Saved data entries:

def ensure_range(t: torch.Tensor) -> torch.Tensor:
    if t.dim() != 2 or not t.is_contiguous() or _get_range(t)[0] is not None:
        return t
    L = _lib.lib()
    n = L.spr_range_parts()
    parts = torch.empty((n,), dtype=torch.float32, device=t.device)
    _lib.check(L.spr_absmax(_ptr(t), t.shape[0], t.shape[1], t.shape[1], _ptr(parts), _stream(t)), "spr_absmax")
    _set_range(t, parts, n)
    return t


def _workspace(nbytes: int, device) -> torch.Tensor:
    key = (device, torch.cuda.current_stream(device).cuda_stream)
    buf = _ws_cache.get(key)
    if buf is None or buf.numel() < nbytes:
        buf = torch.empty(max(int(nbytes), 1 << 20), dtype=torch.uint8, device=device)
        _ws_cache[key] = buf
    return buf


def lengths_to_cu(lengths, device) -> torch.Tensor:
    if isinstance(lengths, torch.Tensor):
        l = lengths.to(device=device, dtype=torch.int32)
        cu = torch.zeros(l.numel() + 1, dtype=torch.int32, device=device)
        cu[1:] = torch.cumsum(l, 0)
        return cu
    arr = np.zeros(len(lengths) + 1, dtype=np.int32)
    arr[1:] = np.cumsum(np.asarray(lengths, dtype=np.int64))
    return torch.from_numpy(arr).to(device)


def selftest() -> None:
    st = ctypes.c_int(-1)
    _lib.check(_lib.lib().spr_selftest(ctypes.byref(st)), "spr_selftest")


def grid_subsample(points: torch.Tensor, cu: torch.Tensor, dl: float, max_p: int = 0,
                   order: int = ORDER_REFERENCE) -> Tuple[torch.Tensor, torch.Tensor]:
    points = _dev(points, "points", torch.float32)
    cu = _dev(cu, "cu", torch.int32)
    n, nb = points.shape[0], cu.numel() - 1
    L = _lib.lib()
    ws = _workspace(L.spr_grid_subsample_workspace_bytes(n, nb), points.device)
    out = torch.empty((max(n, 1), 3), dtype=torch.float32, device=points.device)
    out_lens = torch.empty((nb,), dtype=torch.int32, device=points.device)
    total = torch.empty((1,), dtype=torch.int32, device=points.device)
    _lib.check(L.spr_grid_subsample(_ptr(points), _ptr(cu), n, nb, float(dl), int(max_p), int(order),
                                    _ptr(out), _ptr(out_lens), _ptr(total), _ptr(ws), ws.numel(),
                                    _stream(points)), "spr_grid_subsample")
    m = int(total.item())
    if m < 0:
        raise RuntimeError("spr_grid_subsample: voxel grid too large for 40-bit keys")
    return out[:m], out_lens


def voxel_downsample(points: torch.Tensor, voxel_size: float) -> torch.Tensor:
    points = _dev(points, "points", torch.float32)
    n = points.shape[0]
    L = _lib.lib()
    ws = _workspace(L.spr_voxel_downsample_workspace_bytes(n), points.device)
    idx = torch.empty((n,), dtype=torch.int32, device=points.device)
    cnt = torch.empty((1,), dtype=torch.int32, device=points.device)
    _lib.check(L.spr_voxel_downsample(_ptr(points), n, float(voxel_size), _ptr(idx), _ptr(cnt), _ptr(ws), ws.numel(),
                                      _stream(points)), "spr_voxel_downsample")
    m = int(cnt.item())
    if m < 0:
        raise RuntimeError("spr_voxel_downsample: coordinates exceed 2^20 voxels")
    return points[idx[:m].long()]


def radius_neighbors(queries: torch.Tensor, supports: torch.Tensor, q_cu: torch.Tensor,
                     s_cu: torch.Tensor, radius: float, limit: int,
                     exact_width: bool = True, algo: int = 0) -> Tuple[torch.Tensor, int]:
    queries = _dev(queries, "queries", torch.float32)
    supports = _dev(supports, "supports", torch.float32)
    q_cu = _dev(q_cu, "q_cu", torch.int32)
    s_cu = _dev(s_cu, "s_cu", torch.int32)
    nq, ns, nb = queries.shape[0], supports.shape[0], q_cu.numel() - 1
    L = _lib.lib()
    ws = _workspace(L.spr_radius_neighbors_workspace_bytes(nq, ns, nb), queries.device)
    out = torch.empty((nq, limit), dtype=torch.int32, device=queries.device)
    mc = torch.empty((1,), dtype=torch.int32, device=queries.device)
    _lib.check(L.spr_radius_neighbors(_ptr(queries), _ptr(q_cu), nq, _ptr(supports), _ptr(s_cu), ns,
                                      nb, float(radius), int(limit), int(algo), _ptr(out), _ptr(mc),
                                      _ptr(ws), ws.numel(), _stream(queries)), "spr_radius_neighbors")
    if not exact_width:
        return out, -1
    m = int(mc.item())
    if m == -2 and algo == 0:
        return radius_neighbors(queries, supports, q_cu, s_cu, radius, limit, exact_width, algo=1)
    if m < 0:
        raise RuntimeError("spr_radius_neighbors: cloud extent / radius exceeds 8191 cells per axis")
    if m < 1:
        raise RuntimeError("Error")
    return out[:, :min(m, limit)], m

> _ASSIGNMENT_
Where the word "None" appears in a line of the entries above, count that line; give only the number.

> _SOLVED EXERCISE_
3